LLVM LEARNING PROJECTS
Learning LLVM Through Real-World Projects
Core Concept Analysis
LLVM is a compiler infrastructure that has revolutionized how compilers are built. To truly understand it, you need to grapple with these fundamental building blocks:
| Concept | What It Is | Why It Matters |
|---|---|---|
| LLVM IR | A typed, SSA-based intermediate representation | The “universal assembly language” that all LLVM-based languages compile to |
| Front-end | Lexing, parsing, AST generation | How source code becomes structured data |
| Optimization Passes | Modular transformations on IR | Where the “magic” of compiler optimization happens |
| Back-end/Code Generation | IR → machine code | How abstract code becomes executable instructions |
| Clang Tooling | APIs for analyzing/transforming C/C++ | Building developer tools on top of industrial-strength parsing |
Project 1: Calculator Language → LLVM IR Compiler
- File: LLVM_LEARNING_PROJECTS.md
- Programming Language: C++
- Coolness Level: Level 4: Hardcore Tech Flex
- Business Potential: 1. The “Resume Gold”
- Difficulty: Level 3: Advanced
- Knowledge Area: Compilers / LLVM
- Software or Tool: LLVM Core
- Main Book: “Writing a C Compiler” by Nora Sandler
What you’ll build: A compiler for a simple expression language that generates LLVM IR and produces a native executable you can run.
Why it teaches LLVM: This is the “hello world” of LLVM—you’ll touch every layer: lexing input, building an AST, emitting LLVM IR via the C++ API, and watching llc turn it into machine code. You’ll understand why LLVM IR exists and how it serves as the bridge between languages and machines.
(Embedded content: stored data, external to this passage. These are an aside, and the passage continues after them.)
# iamgroot42/A-LINK

Measured on AMD Instinct MI355X. Metric: 112x112 face embeddings/sec (IR-ResNet-100 ArcFace, 512-d, L2-normalised), higher is better.
Workload: dtype bf16

## Files before the change

a-link_amd/csrc/alink_common.h:

```cpp
#pragma once
#include <hip/hip_runtime.h>
#include <stdint.h>
#include <stddef.h>
#include <string>

#include "../../include/alink_hip.h"
#include "conv_kernel.h"

namespace alink {

void set_error(const char* fmt, ...);
int  hip_fail(hipError_t e, const char* what, const char* file, int line);

#define ALINK_HIP(call)                                                          \
    do {                                                                         \
        hipError_t e__ = (call);                                                 \
        if (e__ != hipSuccess) return ::alink::hip_fail(e__, #call, __FILE__, __LINE__); \
    } while (0)

#define ALINK_REQUIRE(cond, code, ...)          \
    do {                                        \
        if (!(cond)) {                          \
            ::alink::set_error(__VA_ARGS__);    \
            return (code);                      \
// ... 50 lines not shown
    int post_relu;
    int fine;
    int stagger;
    int ablate;
    float acc_scale;
    float bias_scale;
    float res_scale;
    int nprod;
    void* stamps;
};

hipError_t launch_conv_igemm(int dtype, const ConvParams& p, hipStream_t stream);
double     conv_flops(const ConvParams& p);

struct StemParams {
    const void*  in;
    const void*  wgt;
    const float* bias;
    const float* alpha;
    void*        out;
    int N, H, W, C0, layout;
    float sub[3], mul;
    int flip;
    float acc_scale, bias_scale;
};
hipError_t launch_stem(int dtype, const StemParams& p, hipStream_t stream);

struct FcFinishParams {
    const float* slabs;
    const float* bias;
    float*       out;
    float*       norms;
    int S, M, E;
    float scale;
    int*  nonfinite;
};
hipError_t launch_fc_finish(const FcFinishParams& p, hipStream_t stream);
hipError_t launch_absmax_f16(const void* x, size_t n_elements, unsigned* out_bits, hipStream_t stream);
hipError_t launch_conv_split_finish(int dtype, const ConvParams& p, const float* slabs, int S, hipStream_t stream);

ConvKernel direct_variant(int ksz, int stride, int pad, int H, int W, int Cin, int Cout);
ConvKernel direct_variant_tiles(int ksz, int stride, int pad, int H, int W, int Cin, int Cout);
ConvKernel linear_variant_x2(int ksz, int stride, int pad, int H, int W, int Cin, int Cout);
hipError_t launch_conv(ConvKernel k, int dtype, const ConvParams& p, hipStream_t st);
hipError_t direct_set_attributes();
ConvKernel linear_variant(int ksz, int stride, int pad, int H, int W, int Cin, int Cout);
ConvKernel c64_variant(int ksz, int stride, int pad, int H, int W, int Cin, int Cout);
ConvKernel s2c64_variant(int ksz, int stride, int pad, int H, int W, int Cin, int Cout);
hipError_t launch_conv3x3_linear(ConvKernel k, int dtype, const ConvParams& p, hipStream_t st);
hipError_t launch_conv3x3_c64(int dtype, const ConvParams& p, hipStream_t st);
hipError_t launch_conv3x3_s2c64(int dtype, const ConvParams& p, hipStream_t st);
hipError_t c64_set_attributes();
hipError_t s2c64_set_attributes();
hipError_t linear_set_attributes();
hipError_t linear_check_contract();
bool       front_c64_applies(int dtype, int H, int W, int C0, int Cout);
hipError_t front_c64_set_attributes();
hipError_t launch_front_c64(int dtype, const ConvParams& conv1, const StemParams& stem, void* xs, bool slopes_le_1, hipStream_t st);
bool       unit_c64_applies(int dtype, const ConvParams& c1, const ConvParams& c2);
hipError_t unit_c64_set_attributes();
hipError_t launch_unit_c64(int dtype, const ConvParams& c1, const ConvParams& c2, hipStream_t st);
bool       conv3x3_lat_applies(int dtype, const ConvParams& p);
hipError_t launch_conv3x3_lat(int dtype, const ConvParams& p, hipStream_t stream);
bool       conv_gemm_lat_applies(int dtype, const ConvParams& p);
hipError_t launch_conv_gemm_lat(int dtype, const ConvParams& p, hipStream_t stream);
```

Core challenges you’ll face:
- Designing a grammar and building a recursive descent parser (maps to front-end architecture)
- Using LLVM’s
IRBuilderto emit typed IR instructions (maps to LLVM IR semantics) - Understanding SSA form and why variables work differently in IR (maps to SSA fundamentals)
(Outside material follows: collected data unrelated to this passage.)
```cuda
__device__ __forceinline__ void nuts_leaf_post_dev(const b2m_nuts_args &A, const NutsBufs &W, int D, int64_t c, int lane, int it, int j) {
  if (!W.building[c]) return;
  const int64_t C = A.n_chains;
  const uint64_t gchain = (uint64_t)(A.chain_offset + c);
  const uint32_t giter = (uint32_t)(A.iter_offset + it);
  const size_t row = (size_t)it * C + c;
  const size_t o = (size_t)c * D;
  const int MD = A.max_tree_depth;
  const bool ref_compat = A.compat == B2M_COMPAT_REFERENCE;
  const float *fq = W.fq + o, *fp = W.fp + o, *fg = W.fg + o;
  const float he = W.heps[c];
  const int i = W.leaf[c];
  unsigned live = (1u << W.lo[c]) | (1u << W.hi[c]) | (1u << W.cand[c]);
  for (int k = 0; k < j; ++k)
    if ((i >> k) & 1) live |= (1u << W.st_f[(size_t)k * C + c]) | (1u << W.st_c[(size_t)k * C + c]);
  const int L = __ffs(~live) - 1;
  B2M_ASSERT(L >= 0 && L < W.n_slots);
  float *__restrict__ lq = slot_row(W, D, c, L, 0), *__restrict__ lp = slot_row(W, D, c, L, 1), *__restrict__ lg = slot_row(W, D, c, L, 2);
  float k0 = 0.f, k1 = 0.f;
  {
    int d = lane;
    if ((D & 3) == 0 && ((reinterpret_cast<uintptr_t>(fq) | reinterpret_cast<uintptr_t>(fp) | reinterpret_cast<uintptr_t>(fg) |
                          reinterpret_cast<uintptr_t>(lq) | reinterpret_cast<uintptr_t>(lp) | reinterpret_cast<uintptr_t>(lg)) & 15) == 0) {
      for (int e = 4 * lane; e < D; e += 128) {
        const float4 q4 = *reinterpret_cast<const float4 *>(fq + e), g4 = *reinterpret_cast<const float4 *>(fg + e);
        float4 p4 = *reinterpret_cast<const float4 *>(fp + e);
        p4.x = __fadd_rn(p4.x, __fmul_rn(he, g4.x)); p4.y = __fadd_rn(p4.y, __fmul_rn(he, g4.y));
        p4.z = __fadd_rn(p4.z, __fmul_rn(he, g4.z)); p4.w = __fadd_rn(p4.w, __fmul_rn(he, g4.w));
        k0 = fmaf(p4.x, p4.x, k0); k1 = fmaf(p4.y, p4.y, k1); k0 = fmaf(p4.z, p4.z, k0); k1 = fmaf(p4.w, p4.w, k1);
        *reinterpret_cast<float4 *>(lq + e) = q4; *reinterpret_cast<float4 *>(lp + e) = p4; *reinterpret_cast<float4 *>(lg + e) = g4;
      }
      d = D;
    }
    for (; d + 32 < D; d += 64) {
      const float q0 = fq[d], q1 = fq[d + 32], g0 = fg[d], g1 = fg[d + 32];
      const float p0 = __fadd_rn(fp[d], __fmul_rn(he, g0)), p1 = __fadd_rn(fp[d + 32], __fmul_rn(he, g1));
      k0 = fmaf(p0, p0, k0); k1 = fmaf(p1, p1, k1);
      lq[d] = q0; lq[d + 32] = q1; lp[d] = p0; lp[d + 32] = p1; lg[d] = g0; lg[d + 32] = g1;
    }
    for (; d < D; d += 32) {
      const float q0 = fq[d], g0 = fg[d];
      const float p0 = __fadd_rn(fp[d], __fmul_rn(he, g0));
      k0 = fmaf(p0, p0, k0);
      lq[d] = q0; lp[d] = p0; lg[d] = g0;
    }
  }
  float kin = 0.5f * warp_sum(k0 + k1);
  __syncwarp();
  if (A.inv_mass) kin = kinetic_w(lp, D, lane, A.inv_mass);
  const float flp = W.flp[c], h0 = W.h0[c], log_slice = W.log_slice[c];
  const float h1 = -flp + kin;
  const int n1 = (log_slice <= -h1) ? 1 : 0;
  const bool s1 = log_slice < (1000.0f - h1);
  float a1 = expf(-h1 + h0);
  if (a1 != a1) a1 = ref_compat ? 1.0f : 0.0f;
  a1 = fminf(a1, 1.0f);
  const int v = W.v[c];
  B2M_ASSERT(j >= 0 && j < A.max_tree_depth && i >= 0 && i < (1 << j) && (v == 1 || v == -1));
  if (lane == 0) {
    A.n_leaves[c] += 1;
    if (!s1) A.n_diverge[c] += 1;
  }
  float sub_clp = flp;
  int sub_n = n1, sub_na = 1;
  bool sub_s = s1;
  double sub_alpha = (double)a1;
  int sf = L, sc = L;
  int k = 0;
  bool finished = false;
  while (true) {
    if (k == j) { finished = true; break; }
    const size_t ss = (size_t)k * C + c;
// ... 27 lines not shown
    } else {
      if (sub_s) {
        if (lane == 0) {
          W.st_f[ss] = sf; W.st_c[ss] = sc;
          W.st_clp[ss] = sub_clp; W.st_n[ss] = sub_n; W.st_na[ss] = sub_na; W.st_alpha[ss] = sub_alpha;
        }
        break;
      }
      ++k;
    }
  }
  if (lane == 0) {
    W.leaf_slot[c] = L;
    if (finished) {
      W.building[c] = 0;
      W.sub_c[c] = sc;
      W.sclp[c] = sub_clp; W.sub_n[c] = sub_n; W.sub_na[c] = sub_na; W.sub_s[c] = sub_s ? 1 : 0; W.sub_alpha[c] = sub_alpha;
    } else {
      W.leaf[c] = i + 1;
    }
  }
}

__global__ void __launch_bounds__(32 * WPB) nuts_leaf_post_kernel(b2m_nuts_args A, NutsBufs W, int D, int it, int j) {
  CHAIN_PROLOGUE(A.n_chains)
  nuts_leaf_post_dev(A, W, D, c, lane, it, j);
}

__device__ __forceinline__ void nuts_doubling_end_dev(const b2m_nuts_args &A, const NutsBufs &W, int D, int64_t c, int lane, int it, int j) {
  if (!W.s[c]) return;
  const uint64_t gchain = (uint64_t)(A.chain_offset + c);
  const uint32_t giter = (uint32_t)(A.iter_offset + it);
  const size_t row = (size_t)it * A.n_chains + c;
  const int v = W.v[c];
  int lo = W.lo[c], hi = W.hi[c];
  if (v == 1) hi = W.leaf_slot[c];
  else        lo = W.leaf_slot[c];
  const int sub_n = W.sub_n[c], sub_s = W.sub_s[c];
  const int n = W.n[c];
  int took = 0;
  if (sub_s) {
    float ut;
    if (A.inj_take) ut = A.inj_take[row * A.max_tree_depth + j];
    else ut = u01(Philox::draw(A.seed, gchain, giter, SLOT_NUTS_DOUBLING + j).y);
    const double pr = fmin(1.0, (double)sub_n / fmax((double)n, 1.0));
    if ((double)ut < pr) took = 1;
// ... 110 lines not shown
    h_bar = (1.0 - eta) * h_bar + eta * (A.target_accept - mean_alpha);
    float log_eps = __fsub_rn(mu, (float)((sqrt(m + 1.0) / 0.05) * h_bar));
    log_eps = fmaxf(fminf(log_eps, 10.0f), -10.0f);
    const double eps = (double)expf(log_eps);
    const double wgt = pow(m + 1.0, -0.75);
    eps_bar = (double)expf((float)(wgt * log(eps) + (1.0 - wgt) * log(eps_bar)));
    eps_sh = eps; hbar_sh = h_bar; ebar_sh = eps_bar;
  }
  __syncthreads();
  for (int64_t c = threadIdx.x; c < C; c += 1024) {
    A.step_size[c] = eps_sh;
    A.da_state[c * 3 + 0] = hbar_sh;
    A.da_state[c * 3 + 1] = ebar_sh;
  }
}

static void nuts_layout(Arena &A, NutsBufs &W, int64_t C, int D, int MD) {
  const size_t cd = (size_t)C * D;
  float **vecs[] = {&W.g, &W.fq, &W.fp, &W.fg};
  for (auto v : vecs) A.take(v, cd);
  static_assert(2 * B2M_MAX_TREE_DEPTH + 2 <= 32, "the free-slot search keeps the live slots in a 32-bit mask");
  W.n_slots = 2 * MD + 2;
  A.take(&W.slots, cd * 3 * W.n_slots);
  float **fs[] = {&W.lp, &W.clp, &W.h0, &W.log_slice, &W.flp, &W.sclp, &W.feps, &W.heps};
  for (auto v : fs) A.take(v, C);
  int **is[] = {&W.n, &W.s, &W.v, &W.leaf, &W.building, &W.sub_n, &W.sub_na, &W.sub_s, &W.alpha_cnt, &W.depth,
                &W.lo, &W.hi, &W.cand, &W.leaf_slot, &W.sub_c};
  for (auto v : is) A.take(v, C);
  A.take(&W.st_f, (size_t)C * MD); A.take(&W.st_c, (size_t)C * MD);
  A.take(&W.alpha_sum, C); A.take(&W.sub_alpha, C);
  A.take(&W.st_clp, (size_t)C * MD); A.take(&W.st_n, (size_t)C * MD); A.take(&W.st_na, (size_t)C * MD);
  A.take(&W.st_alpha, (size_t)C * MD);
  A.take(&W.n_active, 1);
  A.take(&W.active, C);
  A.take(&W.alpha_it, C);
  A.take(&W.eps_it, C);
  A.take(&W.state, C); A.take(&W.iter, C); A.take(&W.fin, C); A.take(&W.live, C);
  A.take(&W.n_done, 1);
  A.take(&W.pool, 4);
}

__device__ __forceinline__ void nuts_tick_dev(const b2m_nuts_args &A, const NutsBufs &W, int D, int64_t c, int lane) {
  B2M_ASSERT(c >= 0 && c < A.n_chains);
  const int st = W.state[c];
  B2M_ASSERT(st >= 0 && st <= 2);
  if (st == 2) return;
  int it = W.iter[c];
  B2M_ASSERT(it >= 0 && it < A.n_iter);
  B2M_ASSERT(W.depth[c] >= 0 && W.depth[c] <= A.max_tree_depth);
  bool begin_transition = st == 0;
  int begin_doubling = -1;
  if (st != 0) {
    const int j = W.depth[c];
    nuts_leaf_post_dev(A, W, D, c, lane, it, j);
    __syncwarp();
    if (!W.building[c]) {
      nuts_doubling_end_dev(A, W, D, c, lane, it, j);
      __syncwarp();
      if (W.s[c] && W.depth[c] < A.max_tree_depth) {
        begin_doubling = W.depth[c];
      } else {
        nuts_end_dev(A, W, D, c, lane, it);
        __syncwarp();
        ++it;
        if (lane == 0) { W.iter[c] = it; W.fin[c] = 1; }
        if (it >= A.n_iter) {
          if (lane == 0) { W.state[c] = 2; W.live[c] = 0; atomicAdd(W.n_done, 1); }
          return;
        }
        begin_transition = true;
      }
    }
  }
  if (begin_transition) {
    nuts_begin_dev(A, W, D, c, lane, it);
    __syncwarp();
    begin_doubling = 0;
    if (st == 0 && lane == 0) W.state[c] = 1;
  }
  if (begin_doubling >= 0) {
    nuts_doubling_begin_dev(A, W, D, c, lane, it, begin_doubling);
    __syncwarp();
  }
  nuts_leaf_pre_dev(A, W, D, c, lane);
}

__global__ void __launch_bounds__(32 * WPB) nuts_tick_kernel(b2m_nuts_args A, NutsBufs W, int D, int64_t c_base, int64_t c_end) {
  const int lane = threadIdx.x & 31;
  const int64_t c = c_base + (int64_t)blockIdx.x * WPB + (threadIdx.x >> 5);
  if (c >= c_end) return;
  nuts_tick_dev(A, W, D, c, lane);
}

struct StateP {
  FinishP F;
  PackP P;
  const int *idx;
  int64_t n_rows;
  int64_t n_pad;
  int64_t row_base;
  int do_finish, do_tick_pack;
  unsigned *blk_counter;
  volatile long long *h_prog;
  long long tick;
  int peer, nranks, rank;
  unsigned long long wait_seq, seq;
  const unsigned long long *gflag;
  unsigned long long *bflag_peer[kMaxPeers];
  long long *done_peer[kMaxPeers];
  int *err;
};

constexpr int kProgRing = 8;
constexpr long long kSpinTimeout = 20000000000ll;

__device__ __forceinline__ unsigned long long ld_acquire_sys(const unsigned long long *p) {
  unsigned long long v;
  asm volatile("ld.acquire.sys.global.u64 %0, [%1];" : "=l"(v) : "l"(p) : "memory");
  return v;
}
__device__ __forceinline__ void st_release_sys(unsigned long long *p, unsigned long long v) {
  asm volatile("st.release.sys.global.u64 [%0], %1;" ::"l"(p), "l"(v) : "memory");
}
__device__ __forceinline__ void spin_until(const unsigned long long *flag, unsigned long long want, int *err) {
  const long long t0 = clock64();
  while (ld_acquire_sys(flag) < want) {
    if (*reinterpret_cast<volatile int *>(err)) return;
    if (clock64() - t0 > kSpinTimeout) { *reinterpret_cast<volatile int *>(err) = 1; __threadfence_system(); return; }
    __nanosleep(64);
  }
}

__global__ void __launch_bounds__(32 * WPB, 7) nuts_state_kernel(b2m_nuts_args A, NutsBufs W, int D, KModel prior, StateP S) {
  extern __shared__ __align__(16) unsigned char smem[];
  SModel sm;
  sm.n_terms = 0;
  if (S.do_finish && S.F.has_prior) model_to_smem(prior, smem, sm);
  const int lane = threadIdx.x & 31, warp = threadIdx.x >> 5;
  if (S.peer && S.do_finish) {
    if ((int)threadIdx.x < S.nranks) spin_until(S.gflag + threadIdx.x, S.wait_seq, S.err);
    __syncthreads();
  }
  const int64_t r = (int64_t)blockIdx.x * WPB + warp;
  if (r < S.n_rows) {
    const int64_t row = S.row_base + r;
    const int64_t c = S.idx ? S.idx[row] : row;
    B2M_ASSERT(c >= 0 && c < A.n_chains && row >= 0 && (S.peer || row < S.n_pad));
    if (S.do_finish) {
      finish_row(S.F, sm, W.fq + c * D, S.peer ? r : row, row, W.flp + c, W.fg + c * D, lane);
      __syncwarp();
    }
    if (S.do_tick_pack) {
      nuts_tick_dev(A, W, D, c, lane);
      __syncwarp();
      pack16_row(S.P, W.fq + c * D, row, lane);
    }
  } else if (r < S.n_pad && S.do_tick_pack) {
    pack16_row(S.P, nullptr, S.row_base + r, lane);
  }
  if (!S.do_tick_pack) return;
  if (S.peer) __threadfence_system(); else __threadfence();
  __syncwarp();
  int last_warp = 0;
  if (lane == 0) {
    const unsigned prev = atomicAdd(S.blk_counter, 1u);
    last_warp = prev == gridDim.x * WPB - 1;
    if (last_warp) *S.blk_counter = 0;
  }
  last_warp = __shfl_sync(0xffffffffu, last_warp, 0);
  if (!last_warp) return;
  __threadfence();
  const long long n_done = *reinterpret_cast<volatile int *>(W.n_done);
  if (S.peer) {
    if (lane < S.nranks) {
      *reinterpret_cast<volatile long long *>(S.done_peer[lane]) = n_done;
      __threadfence_system();
      st_release_sys(S.bflag_peer[lane], S.seq);
    }
// ... 495 lines not shown
```

Baseline: 31.65 million.

## Fuse NUTS leaf close into gradient finish and leaf open into pack

After: 36.45 million (median of 6 runs). 1.15x the previous value.

```diff
diff --git a/mlx_mcmc_b200/csrc/glm_rows.cuh b/mlx_mcmc_b200/csrc/glm_rows.cuh
--- a/mlx_mcmc_b200/csrc/glm_rows.cuh
+++ b/mlx_mcmc_b200/csrc/glm_rows.cuh
@@ -17,6 +17,16 @@
   hi = __float2half_rn(v);
   lo = __float2half_rn(v - __half2float(hi));
 }
+
+__device__ __forceinline__ float leaf_kick(float p, float he, float g) { return __fadd_rn(p, __fmul_rn(he, g)); }
+__device__ __forceinline__ float leaf_drift(float q, float fe, float v) { return __fadd_rn(q, __fmul_rn(fe, v)); }
+__device__ __forceinline__ float pack_coef(float th, float b0, float ics, float sa) { return __fsub_rn(th, b0) * ics * sa; }
+__device__ __forceinline__ float gram_elem(float pj, double bj, float dl, float ivw, double &acc) {
+  acc += (double)dl * ((double)pj - 2.0 * bj);
+  return (float)(bj - (double)pj) * ivw;
+}
+__device__ __forceinline__ float normal_prior_lp(float z, float base, float var) { return base - (0.5f * (z * z)) / var; }
+__device__ __forceinline__ float normal_prior_dx(float z, float var, float w) { return w * (-(z / var)); }
 
 struct PackP {
   const float *beta0;
@@ -63,7 +73,7 @@
   if (P.n_peers == 0) {
     for (int d = lane; d < P.Dp; d += 32) {
       float v = 0.f;
-      if (live && d < P.D) v = __fsub_rn(th[P.beta_off + d], P.beta0[d]) * P.inv_col_scale[d] * sa;
+      if (live && d < P.D) v = pack_coef(th[P.beta_off + d], P.beta0[d], P.inv_col_scale[d], sa);
       __half hi, lo;
       split_f16(v, hi, lo);
       P.Bh[row * P.Dp + d] = hi;
@@ -83,8 +93,8 @@
   } else {
     for (int d = 2 * lane; d < P.Dp; d += 64) {
       float v0 = 0.f, v1 = 0.f;
-      if (live && d < P.D) v0 = __fsub_rn(th[P.beta_off + d], P.beta0[d]) * P.inv_col_scale[d] * sa;
-      if (live && d + 1 < P.D) v1 = __fsub_rn(th[P.beta_off + d + 1], P.beta0[d + 1]) * P.inv_col_scale[d + 1] * sa;
+      if (live && d < P.D) v0 = pack_coef(th[P.beta_off + d], P.beta0[d], P.inv_col_scale[d], sa);
+      if (live && d + 1 < P.D) v1 = pack_coef(th[P.beta_off + d + 1], P.beta0[d + 1], P.inv_col_scale[d + 1], sa);
       const __half2 hi = __floats2half2_rn(v0, v1);
       const float2 hf = __half22float2(hi);
       const __half2 lo = __floats2half2_rn(v0 - hf.x, v1 - hf.y);
@@ -96,6 +106,55 @@
         }
     }
     if (lane < P.n_peers) P.peer_meta[lane][row] = make_float4(iv, 1.0f / sa, n2, 0.f);
+  }
+}
+
+__device__ __forceinline__ bool open_pack_ok(const PackP &P, int Dtot) {
+  return P.n_peers == 0 && !P.r_scale && !P.tf && P.sigma_param < 0 && P.beta_off == 0 && P.D == Dtot && (Dtot & 3) == 0 &&
+         ((reinterpret_cast<uintptr_t>(P.beta0) | reinterpret_cast<uintptr_t>(P.inv_col_scale)) & 15) == 0;
+}
+
+__device__ __forceinline__ void open_pack16_row(const PackP &P, const float *__restrict__ sq, const float *__restrict__ sp,
+                                                const float *__restrict__ sg, float he, float fe, float *__restrict__ q,
+                                                float *__restrict__ p, int64_t row, int lane) {
+  const int D = P.D;
+  float amax = 0.f;
+  for (int d = 4 * lane; d < D; d += 128) {
+    const float4 g4 = *reinterpret_cast<const float4 *>(sg + d), b4 = *reinterpret_cast<const float4 *>(P.beta0 + d),
+                 c4 = *reinterpret_cast<const float4 *>(P.inv_col_scale + d);
+    float4 p4 = *reinterpret_cast<const float4 *>(sp + d), q4 = *reinterpret_cast<const float4 *>(sq + d);
+    p4.x = leaf_kick(p4.x, he, g4.x); p4.y = leaf_kick(p4.y, he, g4.y);
+    p4.z = leaf_kick(p4.z, he, g4.z); p4.w = leaf_kick(p4.w, he, g4.w);
+    q4.x = leaf_drift(q4.x, fe, p4.x); q4.y = leaf_drift(q4.y, fe, p4.y);
+    q4.z = leaf_drift(q4.z, fe, p4.z); q4.w = leaf_drift(q4.w, fe, p4.w);
+    *reinterpret_cast<float4 *>(p + d) = p4;
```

- Linking with LLVM libraries and managing the build (maps to LLVM toolchain integration)
Resources for key challenges:
- “Writing a C Compiler” by Nora Sandler, Ch. 1-3 - Clear progression from lexer to code generation
- LLVM’s Kaleidoscope Tutorial (Ch. 1-3) - The canonical introduction, but better after you’ve struggled a bit
- “Engineering a Compiler” by Cooper & Torczon, Ch. 4 - Deep dive into intermediate representations
Key Concepts:
- Lexical Analysis: “Writing a C Compiler” Ch. 1 - Nora Sandler
- Recursive Descent Parsing: “Compilers: Principles and Practice” Ch. 4 - Parag H. Dave
- SSA Form: “Engineering a Compiler” Ch. 9 - Cooper & Torczon
- LLVM IRBuilder API: LLVM Programmer’s Manual - llvm.org/docs
Difficulty: Intermediate Time estimate: 1-2 weeks Prerequisites: Comfortable with C++, basic understanding of what compilers do
Real world outcome: You’ll write programs like:
let x = 5 + 3 * 2;
print(x);
Compile them with YOUR compiler, and run the resulting binary to see 11 printed to the terminal. You can inspect the generated .ll file to see exactly what IR your compiler produced.
Learning milestones:
- Lexer + Parser working → You understand how source text becomes structured data
- First IR emitted → You grasp LLVM IR syntax and SSA form
- Native binary runs → You’ve connected front-end to back-end through LLVM’s infrastructure
Project 2: Custom Clang Static Analysis Checker
- File: LLVM_LEARNING_PROJECTS.md
- Programming Language: C++
- Coolness Level: Level 3: Genuinely Clever
- Business Potential: 3. The “Service & Support” Model
- Difficulty: Level 3: Advanced
- Knowledge Area: Static Analysis / Compilers
- Software or Tool: Clang LibTooling
- Main Book: “Clean Code” by Robert C. Martin (for understanding what to check)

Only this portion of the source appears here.